Acute appendicitis is the leading cause of abdominal surgery. This study evaluated outcomes of transumbilical single-incision laparoscopic appendectomy (TSILA) compared with conventional laparoscopy and open surgery.

Methods

A retrospective study of 550 pediatric patients (0–18 years) undergoing an appendectomy (2020–2023) at a tertiary center was conducted. Patients were stratified by technique and appendicitis grade (I–IV). Data were analyzed using Pearson’s Chi-squared and ANOVA tests (p < 0.05).

Results

TSILA accounted for 34.5% of cases (n = 190) and showed shorter hospital stays (2.98 days) compared to conventional laparoscopy (4.23 days) and open surgery (5.58 days) (p < 0.001). Postoperative fever was lower with TSILA (7.9%) compared to conventional laparoscopy (12.7%) and open surgery (27.5%) (p < 0.0001). Wound infection rates were similar between TSILA and conventional laparoscopy, both lower than open surgery. Postoperative antibiotic use was lowest with TSILA (p < 0.0001).
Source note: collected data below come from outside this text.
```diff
@@ -685,10 +694,20 @@
   };
   using BT = std::integral_constant<bool, true>;
   using BF = std::integral_constant<bool, false>;
-  for (int t = 0; t + 1 < nk; ++t) ktile(t, BT{});
-  ktile(nk - 1, BF{});
+  int t = 0;
+  if (!(nk & 1)) {
+    ktile(0, I0{}, BT{});
+    t = 1;
+  }
+  for (; t + 1 < nk; t += 2) {
+    ktile(t, I1{}, BT{});
+    ktile(t + 1, I0{}, BT{});
+  }
+  do ktile(t, I1{}, BF{});
+  while (K < 0);
   if (wr == 0) __builtin_amdgcn_s_barrier();
   __syncthreads();
+  __builtin_amdgcn_sched_barrier(0);
   TW_PROBE(2);
   TW_PROBE_CLK(5);
   if constexpr (TR) {
@@ -704,14 +723,21 @@
   const int ncol = n0 + (rc < 32 ? 32 * wc + rc : 128 + 32 * wc + rc - 32);
   float4 b0 = make_float4(0.f, 0.f, 0.f, 0.f), b1 = b0;
   if (ea.bias) {
-    b0.x = ea.bias[min(ncol, N - 1)];
-    b0.y = ea.bias[min(ncol + 1, N - 1)];
-    b0.z = ea.bias[min(ncol + 2, N - 1)];
-    b0.w = ea.bias[min(ncol + 3, N - 1)];
-    b1.x = ea.bias[min(ncol + 4, N - 1)];
-    b1.y = ea.bias[min(ncol + 5, N - 1)];
-    b1.z = ea.bias[min(ncol + 6, N - 1)];
-    b1.w = ea.bias[min(ncol + 7, N - 1)];
+    const int nlast = N - 1 - ncol;
+    const float* bp = ea.bias + min(ncol, N - 1);
+    if (nlast >= 7) {
+      b0.x = bp[0]; b0.y = bp[1]; b0.z = bp[2]; b0.w = bp[3];
+      b1.x = bp[4]; b1.y = bp[5]; b1.z = bp[6]; b1.w = bp[7];
+    } else if (nlast >= 0) {
+      b0.x = bp[0];
+      b0.y = bp[min(1, nlast)];
+      b0.z = bp[min(2, nlast)];
+      b0.w = bp[min(3, nlast)];
+      b1.x = bp[min(4, nlast)];
+      b1.y = bp[min(5, nlast)];
+      b1.z = bp[min(6, nlast)];
+      b1.w = bp[min(7, nlast)];
+    }
   }
   float* wimg = (float*)smem + wid * (64 * GB_EPI_LD);
   TW_PROBE_W(8);
@@ -721,14 +747,16 @@
   for (int mh = 0; mh < 2; ++mh) {
     const int mrow0 = m0 + 128 * mh + 64 * wr;
     float4 ad[4][2];
-    if constexpr (PRE) {
+    auto load_ad = [&]() {
 #pragma unroll
       for (int q = 0; q < 4; ++q) {
         const int mq = min(mrow0 + q * 8 + (lane >> 3), M - 1);
         ad[q][0] = epi_addend<EPI>(ea, mq, ncol, full);
         ad[q][1] = epi_addend<EPI>(ea, mq, ncol + 4, full);
       }
-    }
+    };
+    const bool late = EPI == TW_EPI_GELU_POS_F32 && mh == 0;
+    if (PRE && !late) load_ad();
     if (mh) gb_epi_sync();
 #pragma unroll
     for (int i = 0; i < 4; ++i)
@@ -740,6 +768,7 @@
           for (int r = 0; r < 4; ++r)
             wimg[(i * 16 + fq * 4 + r) * GB_EPI_LD + nh * 32 + j * 16 + fr] = acc[mh][nh][i][j][r];
     gb_epi_sync();
+    if (PRE && late) load_ad();
     TW_PROBE_W(9 + 2 * mh);
 #pragma unroll
     for (int rr = 0; rr < 8; ++rr) {
```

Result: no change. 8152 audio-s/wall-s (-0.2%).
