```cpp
template <int AM, typename CT>
__device__ __forceinline__ const CT* a_addr(const GemmParams& p, const CT* A, int m, int k, bool& ok) {
    if constexpr (AM == A_ROWK) {
        ok = m < p.M && k < p.K;
        return A + (int64_t)m * p.lda + k;
    } else if constexpr (AM == A_COLK) {
        ok = m < p.M && k < p.K;
        return A + (int64_t)k * p.lda + m;
    } else {
        int pix, kidx;
        if constexpr (AM == A_IM2COL_T) { pix = k; kidx = m; ok = k < p.K && m < p.M; }
        else { pix = m; kidx = k; ok = m < p.M && k < p.K; }
        const int C = p.convC, W = p.convW, H = p.convH;
        int tap = kidx / C, c = kidx - tap * C;
        int kh = tap / 3, kw = tap - kh * 3;
        int w = pix % W, t2 = pix / W, h = t2 % H, b = t2 / H;
// ... 498 lines not shown
}

template <typename CT>
static int dispatch_modes(const GemmParams& p, int amode, int bmode, hipStream_t s) {
#define GM(AMx, BMx) if (amode == AMx && bmode == BMx) return launch_tiles<CT, AMx, BMx>(p, s)
    GM(A_ROWK, B_NK);
    GM(A_ROWK, B_KN);
    GM(A_COLK, B_KN);
    GM(A_IM2COL, B_NK);
    GM(A_IM2COL_FLIP, B_NK);
    GM(A_IM2COL_T, B_KN);
#undef GM
    set_error("gemm: unsupported operand modes A=%d B=%d", amode, bmode);
    return OCRK_ERR_INVALID_ARG;
}

int gemm(const GemmParams& p, int amode, int bmode, int dtype, hipStream_t stream) {
    if (p.M <= 0 || p.N <= 0 || p.batch <= 0) return OCRK_OK;
    OCRK_REQUIRE(p.K >= 0 && p.splits >= 1 && p.k_chunk > 0 && p.k_chunk % 32 == 0,
                 "gemm: bad K=%d splits=%d k_chunk=%d", p.K, p.splits, p.k_chunk);
    bool a_rows = (amode == A_COLK || amode == A_IM2COL_T);
    OCRK_REQUIRE(p.K % 8 == 0 || (a_rows && bmode == B_KN),
                 "gemm: K=%d must be a multiple of 8 for k-contiguous operands", p.K);
    OCRK_REQUIRE(!a_rows || p.M % 8 == 0, "gemm: M=%d must be a multiple of 8 for this A mode", p.M);
    OCRK_REQUIRE(bmode != B_KN || p.N % 8 == 0, "gemm: N=%d must be a multiple of 8 for B_KN", p.N);
    OCRK_REQUIRE(amode < A_IM2COL || p.convC % 8 == 0, "gemm: conv channels must be a multiple of 8");
    OCRK_REQUIRE(!(p.stats && (p.splits > 1 || p.batch > 1)), "gemm: stats need splits=1, batch=1");
    OCRK_REQUIRE(!(p.accumulate && p.c_bf16), "gemm: accumulate needs an f32 C");
    if (p.mask_bits || p.relu_bits) {
        const int st = gemm_nt(p, amode, bmode, dtype, stream);
        OCRK_REQUIRE(st >= 0, "gemm: ReLU bit masks need the NT engine (bf16 C, staged epilogue) for this shape");
        return st;
    }
    int nt = gemm_pp(p, amode, bmode, dtype, stream);
    if (nt >= 0) return nt != OCRK_OK ? nt : splitk_finish(p, stream);
    nt = gemm_nt(p, amode, bmode, dtype, stream);
    if (nt < 0) nt = gemm_pptn(p, amode, bmode, dtype, stream);
    if (nt < 0) nt = gemm_tn(p, amode, bmode, dtype, stream);
    if (nt >= 0) return nt != OCRK_OK ? nt : splitk_finish(p, stream);
    if (dtype == OCRK_BF16) return dispatch_modes<bf16>(p, amode, bmode, stream);
    if (dtype == OCRK_F32) return dispatch_modes<float>(p, amode, bmode, stream);
    set_error("gemm: unsupported dtype %d", dtype);
    return OCRK_ERR_INVALID_ARG;
}

}

extern "C" int ocrk_set_f32_gemm_mode(int mode) {
    OCRK_REQUIRE(mode == 0 || mode == 1, "ocrk_set_f32_gemm_mode: mode %d not 0 (bf16x3) or 1 (exact)", mode);
    return ocrk::g_f32_mode.exchange(mode);
}

extern "C" int ocrk_f32_gemm_exact(void) { return ocrk::f32_exact_mfma() ? 1 : 0; }

extern "C" size_t ocrk_gemm_workspace_size(int M, int N, int batch, int splits) {
    return ocrk::gemm_splitk_ws_bytes(M, N, batch, splits);
}

extern "C" int ocrk_gemm(int trans_a, int trans_b, int M, int N, int K, float alpha, const void* A,
                         int64_t lda, int64_t stride_a, const void* B, int64_t ldb, int64_t stride_b,
                         void* C, int64_t ldc, int64_t stride_c, int c_dtype, const float* bias,
                         int relu, int accumulate, int batch, int dtype, int splits, void* ws,
                         size_t ws_bytes, void* stream) {
    ocrk::GemmParams p = {};
    p.M = M; p.N = N; p.K = K; p.batch = batch < 1 ? 1 : batch;
    p.A = A; p.lda = lda; p.strideA = stride_a;
    p.B = B; p.ldb = ldb; p.strideB = stride_b;
    p.C = C; p.ldc = ldc; p.strideC = stride_c;
    p.c_bf16 = c_dtype == OCRK_BF16;
// ... 14 lines not shown
```

cnn_lstm_ctc_ocr_amd/csrc/gemm_pp.hip:

```cpp
#include "gemm.h"
#include "mfma_util.h"

namespace ocrk {

namespace {

constexpr unsigned PP_OOB = 0x80000000u;

__device__ __forceinline__ void pp_dma16(__amdgpu_buffer_rsrc_t r, void* lds, unsigned voff) {
    __builtin_amdgcn_raw_ptr_buffer_load_lds(r, (__attribute__((address_space(3))) void*)lds, 16, voff, 0, 0, 0);
}

__device__ __forceinline__ void pp_barrier() {
    asm volatile("" ::: "memory");
    __builtin_amdgcn_s_barrier();
    asm volatile("" ::: "memory");
}

template <int N> __device__ __forceinline__ void vm_wait_nop() {}

typedef unsigned short u16x4 __attribute__((ext_vector_type(4)));

struct PPItem { int m0, n0, zb, zs; };
__device__ __forceinline__ PPItem pp_item(int w, int tm, int tn, int splits, int BM, int BN) {
    const int nT = tm * tn;
    const int z = w / nT, t = w - z * nT;
    constexpr int GM = 4;
    const int gsz = GM * tn, grp = t / gsz, first = grp * GM;
    const int gm = min(GM, tm - first), r = t - grp * gsz;
    PPItem it;
    it.m0 = (first + r % gm) * BM;
    it.n0 = (r / gm) * BN;
    it.zb = z / splits;
    it.zs = z - it.zb * splits;
    return it;
}
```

In Grade IV, TSILA showed shorter hospital stay, with no significant differences in complications or antibiotic use.

Conclusions

TSILA is a safe option, associated with shorter hospital stays and reduced antibiotic use in Grades I–III. In advanced cases, benefits were limited to shorter hospitalization, with outcomes comparable to conventional techniques.